-- Problem --
Scan the records for "bool" and copy each line that contains it.

(Records from a data collection)
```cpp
template <bool PBC, bool CX = false>
static __global__ __launch_bounds__(256) void k_ecp_point_lw(SysDev S, LwState L, EcpBuf B, int s, int has_slater, int has_jastrow,
                                                      const double* __restrict__ mo, long npts, long W, double* __restrict__ contrib,
                                                      const double* __restrict__ mo1 = nullptr, long npts1 = 0, double* __restrict__ contrib1 = nullptr) {
  if (blockIdx.y) { s = 1; mo = mo1; npts = npts1; contrib = contrib1; }
  const long p = (long)blockIdx.x * 256 + threadIdx.x;
  if (p >= npts || (B.ptot[s] && p >= *B.ptot[s])) return;
  const int e = B.pte[s][p];
  const long w = B.ptw[s][p];
  const int n = s ? S.ndn : S.nup, i = e - s * S.nup, nmo = S.nmo[s];
  double ratio = 1.0, ratio_im = 0.0;
  if (has_slater) {
    const double* row = mo + (size_t)p * nmo;
    if (CX) {
      const double* Ti = L.Tt[s] + (size_t)i * 2 * n * W + w;
      const int* occ = S.det_occ[s];
      const int nh = nmo / 2;
      double rr = 0.0, ri = 0.0;
      const bool lines = S.occ_ident[s] && ((n | nh) & 7) == 0;
      for (int k0 = 0; k0 < n; k0 += 8) {
        double tr[8], ti[8], a[8], b[8];
#pragma unroll
        for (int u = 0; u < 8; ++u) {
          const int k = (k0 + u < n) ? k0 + u : n - 1;
          tr[u] = Ti[(size_t)(2 * k) * W]; ti[u] = Ti[(size_t)(2 * k + 1) * W];
        }
        if (lines) {
          const double4 al = *reinterpret_cast<const double4*>(row + k0), ah = *reinterpret_cast<const double4*>(row + k0 + 4);
          const double4 bl = *reinterpret_cast<const double4*>(row + nh + k0), bh = *reinterpret_cast<const double4*>(row + nh + k0 + 4);
          a[0] = al.x; a[1] = al.y; a[2] = al.z; a[3] = al.w; a[4] = ah.x; a[5] = ah.y; a[6] = ah.z; a[7] = ah.w;
          b[0] = bl.x; b[1] = bl.y; b[2] = bl.z; b[3] = bl.w; b[4] = bh.x; b[5] = bh.y; b[6] = bh.z; b[7] = bh.w;
        } else {
#pragma unroll
          for (int u = 0; u < 8; ++u) {
            const int o = occ[(k0 + u < n) ? k0 + u : n - 1];
// ... 18 lines not shown
        for (int u = 0; u < 16; ++u) t[u] = Ti[(size_t)(k0 + u) * W];
#pragma unroll
        for (int u = 0; u < 4; ++u) {
          r += q[u].x * t[4 * u]; r += q[u].y * t[4 * u + 1]; r += q[u].z * t[4 * u + 2]; r += q[u].w * t[4 * u + 3];
        }
      }
    } else {
      const int* occ = S.det_occ[s];
      for (int k = 0; k < n; ++k) r += row[occ[k]] * Ti[(size_t)k * W];
    }
    ratio = r;
    }
  }
  if (has_jastrow) {
    double U, g[3], lp, ee, ei;
    if (S.jq_on) jas_eval_lane_m<0, PBC, true, true>(S, L.xt, W, w, e, B.pts[s][3 * p], B.pts[s][3 * p + 1], B.pts[s][3 * p + 2], 1, 0, 1, U, g, lp, ee, ei, -1, true);
    else jas_eval_lane<0, PBC>(S, L.xt, W, w, e, B.pts[s][3 * p], B.pts[s][3 * p + 1], B.pts[s][3 * p + 2], 1, 0, 1, U, g, lp, ee, ei);
    const double ej = exp(U - B.u0[s][p]);
    ratio *= ej; ratio_im *= ej;
  }
  contrib[p] = ratio * B.wgt[s][p];
  if (CX) contrib[npts + p] = ratio_im * B.wgt[s][p];
}
```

-- Result for this exercise --
template <bool PBC, bool CX = false>
      const bool lines = S.occ_ident[s] && ((n | nh) & 7) == 0;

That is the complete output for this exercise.